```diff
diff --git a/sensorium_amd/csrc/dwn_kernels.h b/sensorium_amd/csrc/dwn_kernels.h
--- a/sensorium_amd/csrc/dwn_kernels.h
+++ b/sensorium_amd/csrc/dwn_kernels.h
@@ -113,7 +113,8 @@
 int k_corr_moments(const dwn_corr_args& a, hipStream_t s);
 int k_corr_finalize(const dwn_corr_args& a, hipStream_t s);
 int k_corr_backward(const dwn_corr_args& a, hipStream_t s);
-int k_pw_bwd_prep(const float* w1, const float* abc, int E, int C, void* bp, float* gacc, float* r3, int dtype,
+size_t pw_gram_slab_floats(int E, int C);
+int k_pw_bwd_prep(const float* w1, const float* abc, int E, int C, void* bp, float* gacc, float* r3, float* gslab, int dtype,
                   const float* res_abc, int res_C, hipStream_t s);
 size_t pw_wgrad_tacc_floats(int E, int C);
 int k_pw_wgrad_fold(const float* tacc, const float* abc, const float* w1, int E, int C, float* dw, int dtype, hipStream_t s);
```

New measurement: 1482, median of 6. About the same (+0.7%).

-------------------------

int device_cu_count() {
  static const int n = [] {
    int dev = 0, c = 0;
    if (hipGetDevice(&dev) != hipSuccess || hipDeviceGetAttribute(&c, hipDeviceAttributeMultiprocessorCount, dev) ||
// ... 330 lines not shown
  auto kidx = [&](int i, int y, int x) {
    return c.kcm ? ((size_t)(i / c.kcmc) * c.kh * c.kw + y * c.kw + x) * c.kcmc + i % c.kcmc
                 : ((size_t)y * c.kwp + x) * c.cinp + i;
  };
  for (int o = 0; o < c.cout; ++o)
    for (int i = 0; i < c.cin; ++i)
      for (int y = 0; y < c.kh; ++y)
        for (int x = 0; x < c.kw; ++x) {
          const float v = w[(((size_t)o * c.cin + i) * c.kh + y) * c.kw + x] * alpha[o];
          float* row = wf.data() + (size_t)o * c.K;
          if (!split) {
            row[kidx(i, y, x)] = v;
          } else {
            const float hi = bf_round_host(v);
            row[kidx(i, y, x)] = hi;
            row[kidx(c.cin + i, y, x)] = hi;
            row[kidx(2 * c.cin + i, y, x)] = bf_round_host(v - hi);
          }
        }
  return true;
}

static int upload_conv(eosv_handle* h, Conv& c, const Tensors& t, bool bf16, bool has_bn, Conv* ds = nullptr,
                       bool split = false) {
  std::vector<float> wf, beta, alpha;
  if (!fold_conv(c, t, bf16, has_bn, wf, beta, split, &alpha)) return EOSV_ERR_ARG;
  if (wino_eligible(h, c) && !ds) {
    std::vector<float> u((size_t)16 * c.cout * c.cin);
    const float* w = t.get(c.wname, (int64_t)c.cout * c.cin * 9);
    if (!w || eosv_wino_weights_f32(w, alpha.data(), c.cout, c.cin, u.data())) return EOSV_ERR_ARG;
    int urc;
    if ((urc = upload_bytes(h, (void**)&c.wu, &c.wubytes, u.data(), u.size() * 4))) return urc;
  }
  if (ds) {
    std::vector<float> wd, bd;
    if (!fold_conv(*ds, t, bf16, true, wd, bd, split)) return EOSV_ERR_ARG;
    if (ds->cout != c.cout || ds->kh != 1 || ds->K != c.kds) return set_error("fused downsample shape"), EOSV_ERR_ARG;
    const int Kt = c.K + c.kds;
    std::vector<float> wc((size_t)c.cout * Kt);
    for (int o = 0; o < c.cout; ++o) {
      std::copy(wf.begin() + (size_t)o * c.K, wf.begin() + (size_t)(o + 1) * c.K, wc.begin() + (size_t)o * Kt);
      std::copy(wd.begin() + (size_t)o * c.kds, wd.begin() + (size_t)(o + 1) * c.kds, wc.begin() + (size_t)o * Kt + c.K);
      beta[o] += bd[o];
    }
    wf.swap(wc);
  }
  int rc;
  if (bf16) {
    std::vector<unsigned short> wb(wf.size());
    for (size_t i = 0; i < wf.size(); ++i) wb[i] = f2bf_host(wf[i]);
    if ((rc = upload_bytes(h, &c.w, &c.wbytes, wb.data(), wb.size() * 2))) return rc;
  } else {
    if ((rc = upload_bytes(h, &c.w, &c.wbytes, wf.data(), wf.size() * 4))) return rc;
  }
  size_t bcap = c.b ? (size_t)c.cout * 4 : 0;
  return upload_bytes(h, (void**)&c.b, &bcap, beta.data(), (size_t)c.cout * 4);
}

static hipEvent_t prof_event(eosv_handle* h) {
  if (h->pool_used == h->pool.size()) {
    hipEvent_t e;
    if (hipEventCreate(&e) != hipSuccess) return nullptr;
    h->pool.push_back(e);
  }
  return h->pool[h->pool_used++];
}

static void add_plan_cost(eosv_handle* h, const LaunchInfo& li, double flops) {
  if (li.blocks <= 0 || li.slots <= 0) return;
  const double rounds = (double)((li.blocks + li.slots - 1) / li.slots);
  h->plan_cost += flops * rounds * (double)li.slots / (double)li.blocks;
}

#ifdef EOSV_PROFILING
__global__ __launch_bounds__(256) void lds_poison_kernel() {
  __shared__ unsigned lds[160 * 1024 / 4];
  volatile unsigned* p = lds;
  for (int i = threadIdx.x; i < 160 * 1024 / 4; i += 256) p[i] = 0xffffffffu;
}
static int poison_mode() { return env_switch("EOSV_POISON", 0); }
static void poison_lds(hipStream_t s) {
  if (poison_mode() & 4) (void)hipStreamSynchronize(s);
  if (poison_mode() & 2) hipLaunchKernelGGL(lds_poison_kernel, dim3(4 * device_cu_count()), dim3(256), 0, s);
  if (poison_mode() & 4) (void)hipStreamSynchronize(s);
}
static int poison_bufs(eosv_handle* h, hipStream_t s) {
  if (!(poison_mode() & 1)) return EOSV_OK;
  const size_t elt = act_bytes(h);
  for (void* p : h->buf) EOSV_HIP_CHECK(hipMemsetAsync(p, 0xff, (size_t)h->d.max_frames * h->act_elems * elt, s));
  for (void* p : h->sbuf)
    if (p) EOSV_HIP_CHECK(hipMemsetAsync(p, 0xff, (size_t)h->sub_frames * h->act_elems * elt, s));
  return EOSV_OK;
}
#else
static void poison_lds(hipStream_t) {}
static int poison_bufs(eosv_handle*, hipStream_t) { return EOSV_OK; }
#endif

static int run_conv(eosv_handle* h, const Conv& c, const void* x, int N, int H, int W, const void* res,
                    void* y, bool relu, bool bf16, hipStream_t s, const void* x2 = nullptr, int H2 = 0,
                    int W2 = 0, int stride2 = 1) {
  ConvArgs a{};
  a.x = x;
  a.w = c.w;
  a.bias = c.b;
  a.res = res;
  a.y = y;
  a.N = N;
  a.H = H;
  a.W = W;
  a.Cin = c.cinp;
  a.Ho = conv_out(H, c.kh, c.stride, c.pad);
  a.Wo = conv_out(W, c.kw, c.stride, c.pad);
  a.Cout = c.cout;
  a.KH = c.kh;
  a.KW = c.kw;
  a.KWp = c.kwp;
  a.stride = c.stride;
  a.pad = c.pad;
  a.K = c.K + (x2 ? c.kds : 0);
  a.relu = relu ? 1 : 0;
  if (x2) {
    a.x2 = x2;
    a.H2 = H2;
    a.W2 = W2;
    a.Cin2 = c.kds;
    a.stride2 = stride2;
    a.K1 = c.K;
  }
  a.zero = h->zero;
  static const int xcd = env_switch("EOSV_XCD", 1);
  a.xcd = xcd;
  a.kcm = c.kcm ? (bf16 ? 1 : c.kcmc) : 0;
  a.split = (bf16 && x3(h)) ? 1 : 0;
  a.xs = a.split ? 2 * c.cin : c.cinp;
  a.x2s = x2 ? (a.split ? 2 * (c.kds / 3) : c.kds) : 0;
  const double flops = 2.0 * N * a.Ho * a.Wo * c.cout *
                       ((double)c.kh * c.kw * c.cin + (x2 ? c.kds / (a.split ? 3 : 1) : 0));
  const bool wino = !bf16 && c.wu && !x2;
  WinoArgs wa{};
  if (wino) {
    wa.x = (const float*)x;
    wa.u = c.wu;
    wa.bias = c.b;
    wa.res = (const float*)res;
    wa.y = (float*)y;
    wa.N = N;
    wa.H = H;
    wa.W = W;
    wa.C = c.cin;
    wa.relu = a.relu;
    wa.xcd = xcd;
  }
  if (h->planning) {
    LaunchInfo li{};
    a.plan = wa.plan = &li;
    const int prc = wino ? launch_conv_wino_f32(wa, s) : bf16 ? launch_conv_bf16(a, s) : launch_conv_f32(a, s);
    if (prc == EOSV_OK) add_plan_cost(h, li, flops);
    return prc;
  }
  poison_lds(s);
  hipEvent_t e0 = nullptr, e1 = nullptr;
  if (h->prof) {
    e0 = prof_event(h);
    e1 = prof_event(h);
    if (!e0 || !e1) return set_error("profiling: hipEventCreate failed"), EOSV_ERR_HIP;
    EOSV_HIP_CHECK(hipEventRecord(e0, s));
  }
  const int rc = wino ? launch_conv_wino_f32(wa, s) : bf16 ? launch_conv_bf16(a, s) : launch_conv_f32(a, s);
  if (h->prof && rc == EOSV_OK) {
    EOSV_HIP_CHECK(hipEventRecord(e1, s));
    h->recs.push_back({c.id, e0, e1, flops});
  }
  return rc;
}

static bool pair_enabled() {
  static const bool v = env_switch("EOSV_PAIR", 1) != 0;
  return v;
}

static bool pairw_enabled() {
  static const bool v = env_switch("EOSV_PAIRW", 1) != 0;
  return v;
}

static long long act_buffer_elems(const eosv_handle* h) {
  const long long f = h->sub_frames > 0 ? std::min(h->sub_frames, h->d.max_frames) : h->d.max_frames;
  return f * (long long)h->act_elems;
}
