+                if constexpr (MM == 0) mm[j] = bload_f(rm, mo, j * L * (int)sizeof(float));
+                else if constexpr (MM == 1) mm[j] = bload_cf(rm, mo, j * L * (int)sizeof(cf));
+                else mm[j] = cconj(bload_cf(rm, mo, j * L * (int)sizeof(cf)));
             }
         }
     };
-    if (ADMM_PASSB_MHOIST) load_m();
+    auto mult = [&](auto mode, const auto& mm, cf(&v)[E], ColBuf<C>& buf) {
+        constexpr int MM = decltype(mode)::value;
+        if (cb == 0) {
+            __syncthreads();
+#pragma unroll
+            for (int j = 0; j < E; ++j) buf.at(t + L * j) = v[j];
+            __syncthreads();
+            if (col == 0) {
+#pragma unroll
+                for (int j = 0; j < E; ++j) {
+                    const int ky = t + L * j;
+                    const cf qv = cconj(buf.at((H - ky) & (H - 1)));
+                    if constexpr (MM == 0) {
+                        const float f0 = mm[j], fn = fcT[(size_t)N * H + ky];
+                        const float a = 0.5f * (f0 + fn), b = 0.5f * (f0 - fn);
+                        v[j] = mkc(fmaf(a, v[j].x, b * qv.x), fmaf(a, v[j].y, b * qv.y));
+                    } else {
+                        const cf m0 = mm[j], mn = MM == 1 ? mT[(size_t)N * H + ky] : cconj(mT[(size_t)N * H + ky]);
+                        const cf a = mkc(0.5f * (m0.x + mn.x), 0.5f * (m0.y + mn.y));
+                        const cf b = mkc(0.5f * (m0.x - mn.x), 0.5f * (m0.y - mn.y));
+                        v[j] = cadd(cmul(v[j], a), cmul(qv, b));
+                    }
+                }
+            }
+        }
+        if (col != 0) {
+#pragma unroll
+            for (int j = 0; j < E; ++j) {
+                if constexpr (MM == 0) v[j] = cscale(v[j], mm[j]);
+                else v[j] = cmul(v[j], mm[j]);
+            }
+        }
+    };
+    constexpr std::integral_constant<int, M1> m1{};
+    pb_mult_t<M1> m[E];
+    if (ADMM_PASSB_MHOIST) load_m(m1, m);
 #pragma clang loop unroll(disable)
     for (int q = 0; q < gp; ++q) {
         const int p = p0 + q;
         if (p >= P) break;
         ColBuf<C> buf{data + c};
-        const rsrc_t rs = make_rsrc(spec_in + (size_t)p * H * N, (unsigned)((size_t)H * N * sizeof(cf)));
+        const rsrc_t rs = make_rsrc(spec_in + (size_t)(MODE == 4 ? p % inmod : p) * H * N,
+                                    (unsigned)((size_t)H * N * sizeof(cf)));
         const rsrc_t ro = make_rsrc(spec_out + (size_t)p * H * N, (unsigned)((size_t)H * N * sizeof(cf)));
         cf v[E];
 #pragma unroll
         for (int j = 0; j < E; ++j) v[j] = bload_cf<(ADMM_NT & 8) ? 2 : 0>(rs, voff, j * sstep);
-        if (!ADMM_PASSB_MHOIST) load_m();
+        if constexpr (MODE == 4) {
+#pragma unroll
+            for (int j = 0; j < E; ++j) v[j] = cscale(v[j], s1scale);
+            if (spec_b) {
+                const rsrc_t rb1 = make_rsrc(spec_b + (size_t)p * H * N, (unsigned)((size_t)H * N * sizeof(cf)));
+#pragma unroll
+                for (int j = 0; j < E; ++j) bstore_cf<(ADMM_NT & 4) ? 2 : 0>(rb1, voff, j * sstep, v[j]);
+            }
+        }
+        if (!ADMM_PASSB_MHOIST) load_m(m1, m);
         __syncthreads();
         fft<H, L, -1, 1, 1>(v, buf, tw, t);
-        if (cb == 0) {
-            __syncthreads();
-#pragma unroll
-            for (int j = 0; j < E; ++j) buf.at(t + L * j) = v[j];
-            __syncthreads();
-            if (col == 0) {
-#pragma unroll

-------------------------

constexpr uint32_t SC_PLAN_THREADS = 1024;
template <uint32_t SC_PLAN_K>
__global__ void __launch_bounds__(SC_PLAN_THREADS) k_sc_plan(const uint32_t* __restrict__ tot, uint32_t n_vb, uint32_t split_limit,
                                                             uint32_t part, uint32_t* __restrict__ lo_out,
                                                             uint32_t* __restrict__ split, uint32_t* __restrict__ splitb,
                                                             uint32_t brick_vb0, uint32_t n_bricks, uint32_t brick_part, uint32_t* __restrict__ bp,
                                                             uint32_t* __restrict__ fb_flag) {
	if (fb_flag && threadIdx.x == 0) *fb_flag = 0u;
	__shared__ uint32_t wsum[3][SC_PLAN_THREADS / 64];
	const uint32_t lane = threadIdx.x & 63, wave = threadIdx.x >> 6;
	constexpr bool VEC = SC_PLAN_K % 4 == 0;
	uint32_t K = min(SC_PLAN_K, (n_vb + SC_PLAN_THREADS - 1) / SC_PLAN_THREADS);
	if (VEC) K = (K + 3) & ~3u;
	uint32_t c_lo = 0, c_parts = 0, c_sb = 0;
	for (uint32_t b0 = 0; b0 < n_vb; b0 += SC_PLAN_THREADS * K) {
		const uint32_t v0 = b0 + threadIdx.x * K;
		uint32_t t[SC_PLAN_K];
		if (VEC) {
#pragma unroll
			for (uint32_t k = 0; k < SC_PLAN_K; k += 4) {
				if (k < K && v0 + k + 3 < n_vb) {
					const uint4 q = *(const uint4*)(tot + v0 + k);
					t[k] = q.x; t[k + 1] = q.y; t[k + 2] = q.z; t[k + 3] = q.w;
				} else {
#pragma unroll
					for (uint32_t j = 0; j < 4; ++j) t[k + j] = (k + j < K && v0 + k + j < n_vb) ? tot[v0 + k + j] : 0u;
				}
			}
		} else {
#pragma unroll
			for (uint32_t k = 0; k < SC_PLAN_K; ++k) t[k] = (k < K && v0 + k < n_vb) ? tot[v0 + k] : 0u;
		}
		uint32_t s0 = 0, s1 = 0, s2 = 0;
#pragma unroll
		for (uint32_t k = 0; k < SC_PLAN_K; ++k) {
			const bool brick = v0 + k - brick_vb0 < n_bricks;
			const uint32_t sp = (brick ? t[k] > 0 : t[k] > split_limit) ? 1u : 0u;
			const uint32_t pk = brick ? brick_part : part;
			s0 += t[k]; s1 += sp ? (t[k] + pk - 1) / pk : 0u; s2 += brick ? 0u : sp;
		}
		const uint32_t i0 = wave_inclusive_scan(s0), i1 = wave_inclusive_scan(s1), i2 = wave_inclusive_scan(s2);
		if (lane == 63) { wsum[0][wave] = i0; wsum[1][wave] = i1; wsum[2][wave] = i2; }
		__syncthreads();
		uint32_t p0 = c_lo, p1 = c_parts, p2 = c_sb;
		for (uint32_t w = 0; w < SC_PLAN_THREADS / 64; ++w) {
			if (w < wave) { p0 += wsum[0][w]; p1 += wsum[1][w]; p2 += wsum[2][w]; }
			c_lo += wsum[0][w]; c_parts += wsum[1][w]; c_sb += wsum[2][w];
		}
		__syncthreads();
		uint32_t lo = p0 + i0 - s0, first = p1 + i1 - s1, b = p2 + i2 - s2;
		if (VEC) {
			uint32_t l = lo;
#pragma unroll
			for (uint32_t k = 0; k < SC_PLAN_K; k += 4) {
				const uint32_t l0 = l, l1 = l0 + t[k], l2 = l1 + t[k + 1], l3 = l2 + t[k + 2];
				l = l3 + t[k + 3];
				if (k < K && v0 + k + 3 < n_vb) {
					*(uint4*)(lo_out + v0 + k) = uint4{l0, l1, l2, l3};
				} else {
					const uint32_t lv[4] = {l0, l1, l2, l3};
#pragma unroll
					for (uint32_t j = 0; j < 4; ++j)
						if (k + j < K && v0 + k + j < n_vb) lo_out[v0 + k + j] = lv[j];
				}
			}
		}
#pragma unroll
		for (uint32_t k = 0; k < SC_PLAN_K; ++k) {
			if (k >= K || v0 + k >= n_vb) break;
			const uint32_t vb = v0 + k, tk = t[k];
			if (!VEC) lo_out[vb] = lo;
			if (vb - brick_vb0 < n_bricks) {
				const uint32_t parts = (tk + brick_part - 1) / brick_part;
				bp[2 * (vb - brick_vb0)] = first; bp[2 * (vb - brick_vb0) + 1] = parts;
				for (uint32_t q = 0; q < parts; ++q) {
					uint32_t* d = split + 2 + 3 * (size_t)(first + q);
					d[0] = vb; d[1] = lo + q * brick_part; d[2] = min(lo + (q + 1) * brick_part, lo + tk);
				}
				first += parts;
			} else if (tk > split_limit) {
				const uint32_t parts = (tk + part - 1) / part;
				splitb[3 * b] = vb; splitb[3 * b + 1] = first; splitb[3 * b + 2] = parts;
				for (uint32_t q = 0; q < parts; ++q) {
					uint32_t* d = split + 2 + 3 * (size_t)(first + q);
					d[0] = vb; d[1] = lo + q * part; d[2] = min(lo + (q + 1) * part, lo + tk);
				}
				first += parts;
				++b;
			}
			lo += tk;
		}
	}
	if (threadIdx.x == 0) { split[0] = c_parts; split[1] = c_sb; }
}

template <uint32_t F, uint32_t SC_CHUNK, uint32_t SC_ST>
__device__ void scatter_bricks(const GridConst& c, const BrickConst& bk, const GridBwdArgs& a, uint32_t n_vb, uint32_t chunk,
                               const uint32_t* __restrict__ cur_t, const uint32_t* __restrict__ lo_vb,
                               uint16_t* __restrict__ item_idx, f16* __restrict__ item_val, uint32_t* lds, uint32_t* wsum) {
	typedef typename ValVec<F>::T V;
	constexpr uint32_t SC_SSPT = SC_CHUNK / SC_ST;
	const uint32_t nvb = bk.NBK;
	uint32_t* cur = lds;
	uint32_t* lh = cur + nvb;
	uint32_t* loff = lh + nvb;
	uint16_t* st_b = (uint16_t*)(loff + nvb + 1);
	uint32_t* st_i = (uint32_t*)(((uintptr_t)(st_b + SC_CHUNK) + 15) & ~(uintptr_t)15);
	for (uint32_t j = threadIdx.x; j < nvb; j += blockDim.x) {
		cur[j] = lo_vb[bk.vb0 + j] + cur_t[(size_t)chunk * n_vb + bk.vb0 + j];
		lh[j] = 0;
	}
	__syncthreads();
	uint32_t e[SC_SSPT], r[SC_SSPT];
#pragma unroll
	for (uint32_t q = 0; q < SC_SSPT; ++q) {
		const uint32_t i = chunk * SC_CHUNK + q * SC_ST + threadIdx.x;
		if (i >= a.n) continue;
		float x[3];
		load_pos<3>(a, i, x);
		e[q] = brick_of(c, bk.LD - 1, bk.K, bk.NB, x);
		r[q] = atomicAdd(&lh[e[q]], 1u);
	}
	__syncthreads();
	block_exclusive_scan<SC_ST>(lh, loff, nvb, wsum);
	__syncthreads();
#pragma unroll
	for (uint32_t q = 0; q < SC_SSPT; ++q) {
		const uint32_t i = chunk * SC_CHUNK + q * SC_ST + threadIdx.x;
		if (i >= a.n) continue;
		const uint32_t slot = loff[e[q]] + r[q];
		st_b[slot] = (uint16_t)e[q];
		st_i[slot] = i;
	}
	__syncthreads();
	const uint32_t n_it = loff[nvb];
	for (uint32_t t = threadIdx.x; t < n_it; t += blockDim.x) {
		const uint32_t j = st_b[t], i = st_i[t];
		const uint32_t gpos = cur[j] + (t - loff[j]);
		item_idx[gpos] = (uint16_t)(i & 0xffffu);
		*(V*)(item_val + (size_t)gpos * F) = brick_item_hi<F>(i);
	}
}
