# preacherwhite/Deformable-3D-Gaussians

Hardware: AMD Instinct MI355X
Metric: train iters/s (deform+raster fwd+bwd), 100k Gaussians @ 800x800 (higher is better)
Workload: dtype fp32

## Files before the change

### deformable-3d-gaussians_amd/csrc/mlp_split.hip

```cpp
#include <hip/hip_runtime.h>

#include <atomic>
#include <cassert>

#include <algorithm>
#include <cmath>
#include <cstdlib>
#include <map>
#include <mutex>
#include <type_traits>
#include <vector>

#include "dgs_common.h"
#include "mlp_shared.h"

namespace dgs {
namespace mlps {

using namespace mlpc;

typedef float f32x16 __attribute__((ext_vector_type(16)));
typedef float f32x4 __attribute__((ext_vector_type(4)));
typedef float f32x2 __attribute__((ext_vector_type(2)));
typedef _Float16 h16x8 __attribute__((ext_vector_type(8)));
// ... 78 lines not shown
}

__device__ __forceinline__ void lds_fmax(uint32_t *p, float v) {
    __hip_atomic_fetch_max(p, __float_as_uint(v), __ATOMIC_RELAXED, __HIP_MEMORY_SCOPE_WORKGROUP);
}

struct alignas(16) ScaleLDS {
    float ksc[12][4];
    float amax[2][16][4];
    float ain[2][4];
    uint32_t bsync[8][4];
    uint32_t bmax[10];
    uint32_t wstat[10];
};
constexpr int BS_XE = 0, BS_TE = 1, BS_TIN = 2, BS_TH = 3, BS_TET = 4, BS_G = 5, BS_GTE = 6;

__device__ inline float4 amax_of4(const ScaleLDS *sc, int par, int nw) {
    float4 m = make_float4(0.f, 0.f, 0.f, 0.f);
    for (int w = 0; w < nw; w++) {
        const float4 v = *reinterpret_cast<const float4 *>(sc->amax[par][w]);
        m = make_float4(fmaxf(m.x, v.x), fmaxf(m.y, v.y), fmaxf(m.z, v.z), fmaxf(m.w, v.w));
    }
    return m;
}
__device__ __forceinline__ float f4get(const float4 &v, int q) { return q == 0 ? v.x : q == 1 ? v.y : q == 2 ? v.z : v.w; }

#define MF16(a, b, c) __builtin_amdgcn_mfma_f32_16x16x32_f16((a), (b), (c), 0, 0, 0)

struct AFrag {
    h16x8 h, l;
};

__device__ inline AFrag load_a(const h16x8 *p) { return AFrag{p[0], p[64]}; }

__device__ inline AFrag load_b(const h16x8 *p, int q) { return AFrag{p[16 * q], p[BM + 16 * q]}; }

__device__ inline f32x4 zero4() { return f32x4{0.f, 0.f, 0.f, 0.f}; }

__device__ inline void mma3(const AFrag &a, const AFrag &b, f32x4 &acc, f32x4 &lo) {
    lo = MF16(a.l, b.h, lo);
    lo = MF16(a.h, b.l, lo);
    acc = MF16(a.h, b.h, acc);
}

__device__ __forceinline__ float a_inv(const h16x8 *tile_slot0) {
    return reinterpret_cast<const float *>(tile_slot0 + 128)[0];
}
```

-------------------------

▸ Work request
Beginning with the line containing "uint32_t p0 = c_lo, p1" in the material above, copy every line exactly until you have copied the line containing "const uint32_t l0".

▸ Answer area
		uint32_t p0 = c_lo, p1 = c_parts, p2 = c_sb;
		for (uint32_t w = 0; w < SC_PLAN_THREADS / 64; ++w) {
			if (w < wave) { p0 += wsum[0][w]; p1 += wsum[1][w]; p2 += wsum[2][w]; }
			c_lo += wsum[0][w]; c_parts += wsum[1][w]; c_sb += wsum[2][w];
		}
		__syncthreads();
		uint32_t lo = p0 + i0 - s0, first = p1 + i1 - s1, b = p2 + i2 - s2;
		if (VEC) {
			uint32_t l = lo;
#pragma unroll
			for (uint32_t k = 0; k < SC_PLAN_K; k += 4) {
				const uint32_t l0 = l, l1 = l0 + t[k], l2 = l1 + t[k + 1], l3 = l2 + t[k + 2];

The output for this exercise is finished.